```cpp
int aqg_make_keyspec(aqg_ctx* ctx, int nkeys, const int* dts, const void* const* keys, uint32_t n, KeySpec* ks) {
    if (nkeys < 1 || nkeys > MAXKEYS) return aqg_fail(ctx, AQG_ERR_ARG, "group-by: 1..8 key columns");
    int bits = 0;
    ks->nkeys = nkeys;
    ks->range_known = 0; ks->range_lo = ks->range_hi = 0;
    for (int j = 0; j < nkeys; ++j) {
        if (!(dt_is_num(dts[j]) || dts[j] == AQG_BOOL)) return aqg_fail(ctx, AQG_ERR_DTYPE, "group-by: key dtype");
        if (dt_is_fp(dts[j])) return aqg_fail(ctx, AQG_ERR_DTYPE, "group-by: internal: floating key column reached the packed-key layer");
        if (!keys[j] && n) return aqg_fail(ctx, AQG_ERR_ARG, "group-by: null key column");
        ks->dt[j] = dts[j]; ks->col[j] = keys[j]; ks->shift[j] = bits;
        bits += 8 * (int)aqg_dtype_size(dts[j]);
    }
    ks->wide = bits > 64;
    if (ks->wide) for (int j = 0; j < nkeys; ++j) ks->shift[j] = 0;
    ks->total_bytes = bits / 8;
    return AQG_OK;
}

int aqg_add_acc(Plan* p, int kind, int dt, const void* col, int square, int part) {
    for (int a = 0; a < p->as.nacc; ++a)
// ... 383 lines not shown
    for (int attempt = 0; attempt < 12; ++attempt) {
        if (cur > n && n) cur = n;
        int rc = run_agg(ctx, ks, plan, n, (uint32_t)cur, for_build, h, gt_out, slot_gid_out, occ_out, dense_out);
        for (int again = 0; again < 3 && rc == AQG_ERR_RANGE_MISS; ++again) rc = run_agg(ctx, ks, plan, n, (uint32_t)cur, for_build, h, gt_out, slot_gid_out, occ_out, dense_out);
        if (rc != AQG_ERR_OVERFLOW) { if (rc == AQG_OK) h->hint_used = (uint32_t)cur; return rc; }
        if (n && cur >= n) return aqg_fail(ctx, AQG_ERR_OVERFLOW, "group-by: table overflow at full capacity");
        const uint64_t next = cur < (1ull << 25) && cur * 16 > (1ull << 25) ? (1ull << 25) : cur * 16;
        cur = plan.sj && cur < 3072 && next > 3072 ? 3072 : next;
    }
    return aqg_fail(ctx, AQG_ERR_OVERFLOW, "group-by: table overflow");
}

extern "C" {

void aqg_groupby_destroy(aqg_groupby* g) {
    if (!g) return;
    aqg_ctx* ctx = g->ctx;
    for (int k = 0; k < MAXKEYS; ++k) aqg_pool_give(ctx, g->keys_out[k], g->cap_keys[k]);
    for (int j = 0; j < MAXAGG; ++j) aqg_pool_give(ctx, g->results[j], g->cap_results[j]);
    aqg_pool_give(ctx, g->first_rows, g->cap_first);
    aqg_pool_give(ctx, g->counts, g->cap_counts);
    aqg_pool_give(ctx, g->reversemap, g->cap_rows * 4);
    if (g->scratch) aqg_groupby_destroy(g->scratch);
    if (g->scratch2) aqg_groupby_destroy(g->scratch2);
    if (g->scratch3) aqg_groupby_destroy(g->scratch3);
    aqg_pool_give(ctx, g->flat_off, g->cap_flat_off);
    aqg_pool_give(ctx, g->flat_heads, g->cap_flat_heads);
    aqg_pool_give(ctx, g->flat_short, g->cap_flat_short);
    aqg_pool_give(ctx, g->flat_gid, g->cap_flat_gid);
    if (g->first_rows64) hipFree(g->first_rows64);
    for (int i = 0; i < 2 * MAXKEYS; ++i) if (g->norm_buf[i]) hipFree(g->norm_buf[i]);
    if (g->xkeys) hipFree(g->xkeys);
    if (g->xvals) hipFree(g->xvals);
    delete g;
}
uint32_t aqg_groupby_ngroups(const aqg_groupby* g) { return g ? g->ngroups : 0; }
uint32_t aqg_groupby_nrows(const aqg_groupby* g) { return g ? g->n : 0; }
const uint32_t* aqg_groupby_reversemap(const aqg_groupby* g) { return g && g->has_reversemap ? g->reversemap : nullptr; }
const uint32_t* aqg_groupby_counts(const aqg_groupby* g) { return g && g->has_counts ? g->counts : nullptr; }
const uint32_t* aqg_groupby_first_rows(const aqg_groupby* g) { return g && !g->sharded ? g->first_rows : nullptr; }
uint32_t aqg_groupby_plan(const aqg_groupby* g) { return g ? g->plan_bits : 0; }
const void* aqg_groupby_agg_result(const aqg_groupby* g, int j) { return g && j >= 0 && j < g->nagg ? g->results[j] : nullptr; }

int aqg_groupby_agg(aqg_ctx* ctx, int nkeys, const int* key_dtypes, const void* const* keys, int naggs, const int* ops,
                    const int* val_dtypes, const void* const* vals, uint32_t n, uint32_t max_groups_hint, aqg_groupby** out) {
    if (!ctx || !out || !key_dtypes || !keys) return aqg_fail(ctx, AQG_ERR_ARG, "aqg_groupby_agg: bad argument");
    AQG_CHECK_ROWS(ctx, n, "aqg_groupby_agg");
// ... 50 lines not shown
```

### aquery2_amd/csrc/groupby_handle.hpp

```cpp
#pragma once
#include <cstddef>
#include <cstdint>

struct aqg_ctx;
constexpr int MAXKEYS = 8, MAXACC = 8, MAXAGG = 8;

struct aqg_groupby {
    aqg_ctx* ctx = nullptr;
    uint32_t n = 0, ngroups = 0;
    int nkeys = 0;
    int key_dt[MAXKEYS] = {0};
    int key_esz[MAXKEYS] = {0};
    bool has_counts = false, has_reversemap = false;
    void* keys_out[MAXKEYS] = {nullptr};
    uint32_t* first_rows = nullptr;
    uint32_t* counts = nullptr;
    uint32_t* reversemap = nullptr;
    void* results[MAXAGG] = {nullptr};
    int nagg = 0;
    int res_dt[MAXAGG] = {0};
    size_t cap_keys[MAXKEYS] = {0}, cap_first = 0, cap_counts = 0, cap_rows = 0, cap_results[MAXAGG] = {0};
    uint32_t hint_used = 0;
    uint32_t plan_bits = 0;
    int64_t* first_rows64 = nullptr;
    size_t cap_first64 = 0;
    bool sharded = false;
    int nuser = 0;
    int user_dt[MAXKEYS] = {0};
    const void* user_col[MAXKEYS] = {nullptr};
    int user_norm[MAXKEYS] = {0};
    void* norm_buf[2 * MAXKEYS] = {nullptr};
    size_t cap_norm[2 * MAXKEYS] = {0};
    bool build_assigned = false;
    bool no_lookup_build = false;
    bool no_sorted_tail = false;
    bool no_pack = false;
    bool no_wide_part = false;
    uint32_t wide_rows = 0;
    uint32_t wide_seed = 0;
    bool dense_exact = false;
    bool range_valid = false; int range_nkeys = 0; uint32_t range_n = 0;
    const void* range_col[MAXKEYS] = {}; int range_dt[MAXKEYS] = {}; long long range_min[MAXKEYS] = {}, range_max[MAXKEYS] = {};
    aqg_groupby* scratch = nullptr;
    aqg_groupby* scratch2 = nullptr;
    aqg_groupby* scratch3 = nullptr;
    uint32_t* flat_off = nullptr; uint32_t* flat_heads = nullptr; uint32_t* flat_short = nullptr; uint32_t* flat_gid = nullptr;
    size_t cap_flat_off = 0, cap_flat_heads = 0, cap_flat_short = 0, cap_flat_gid = 0;
    bool flat_valid = false, flat_gid_valid = false;
    uint32_t flat_short_w = 0;
    void* xkeys = nullptr; void* xvals = nullptr;
    size_t cap_xkeys = 0, cap_xvals = 0;
};
```

### aquery2_amd/csrc/grouped_reduce.hip

```cpp
#include "groupby_plan.hpp"

namespace {
int dense_id_keys(aqg_ctx* ctx, aqg_groupby* g, const uint32_t* gid_col, KeySpec* ks, aqg_groupby** h) {
    const int kdt = AQG_UINT32;
    const void* kcol = gid_col;
    AQG_TRY(aqg_make_keyspec(ctx, 1, &kdt, &kcol, g->n, ks));
    ks->range_known = 1; ks->range_lo = 0; ks->range_hi = (long long)g->ngroups - 1;
    if (!g->scratch) g->scratch = new aqg_groupby();
    *h = g->scratch;
    (*h)->ctx = ctx; (*h)->n = g->n; (*h)->has_reversemap = false;
    return AQG_OK;
}
}

extern "C" {

namespace {
__global__ void __launch_bounds__(256) corr_final_kernel(const aqg_i128* __restrict__ sx, const aqg_i128* __restrict__ sx2, const aqg_i128* __restrict__ sy,
                                                        const aqg_i128* __restrict__ sy2, const aqg_i128* __restrict__ sxy, const uint32_t* __restrict__ counts,
                                                        uint32_t G, double* __restrict__ out) {
    for (uint32_t g = blockIdx.x * blockDim.x + threadIdx.x; g < G; g += gridDim.x * blockDim.x) {
        const aqg_i128 len = i128_from_u64(counts[g]);
        const double a = i128_to_double(i128_mul(len, sxy[g])) - i128_to_double(i128_mul(sx[g], sy[g]));
        const double b = i128_to_double(i128_mul(len, sx2[g])) - i128_to_double(i128_mul(sx[g], sx[g]));
// ... 35 lines not shown
    if (!dt_is_num(t)) return aqg_fail(ctx, AQG_ERR_DTYPE, "aqg_grouped_reduce: value dtype");
    const uint32_t G = g->ngroups, n = g->n;
    if (G == 0) return AQG_OK;
    if (op == AQG_RED_LAST) return aqg_gather(ctx, t, x, g->first_rows, G, out_dev);
    KeySpec ks;
    aqg_groupby* h = nullptr;
    AQG_TRY(dense_id_keys(ctx, g, g->reversemap, &ks, &h));
    if (op == AQG_RED_FIRST) {
        Plan plan;
        memset(&plan, 0, sizeof plan);
        plan.nagg = 1;
        plan.agg[0].op = AQG_RED_MAX; plan.agg[0].dt = AQG_UINT64; plan.agg[0].acc1 = plan.agg[0].acc2 = plan.agg[0].acc3 = -1;
        plan.agg[0].acc0 = aqg_add_acc(&plan, ACC_MAX, AQG_NONE, nullptr, 0);
        AQG_TRY(aqg_run_with_retry(ctx, ks, plan, n, G, false, h, nullptr, nullptr));
        uint32_t* rows = nullptr;
        AQG_TRY(aqg_ws_reset(ctx));
        AQG_TRY(aqg_ws_get(ctx, G, &rows));
        hipLaunchKernelGGL(take_rows_kernel, dim3(aqg_grid(ctx, G, 256, 1, 8)), dim3(256), 0, ctx->stream, (const uint64_t*)h->results[0], G, rows);
        return aqg_gather(ctx, t, x, rows, G, out_dev);
    }
    return aqg_grouped_reduce_keyed(ctx, g, g->reversemap, op, t, x, out_dev);
}
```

....

- ASSIGNMENT:
Search the records above for the string "double". Copy every line that contains it.

- REPLY TO THE TASK:
                                                        uint32_t G, double* __restrict__ out) {
        const double a = i128_to_double(i128_mul(len, sxy[g])) - i128_to_double(i128_mul(sx[g], sy[g]));
        const double b = i128_to_double(i128_mul(len, sx2[g])) - i128_to_double(i128_mul(sx[g], sx[g]));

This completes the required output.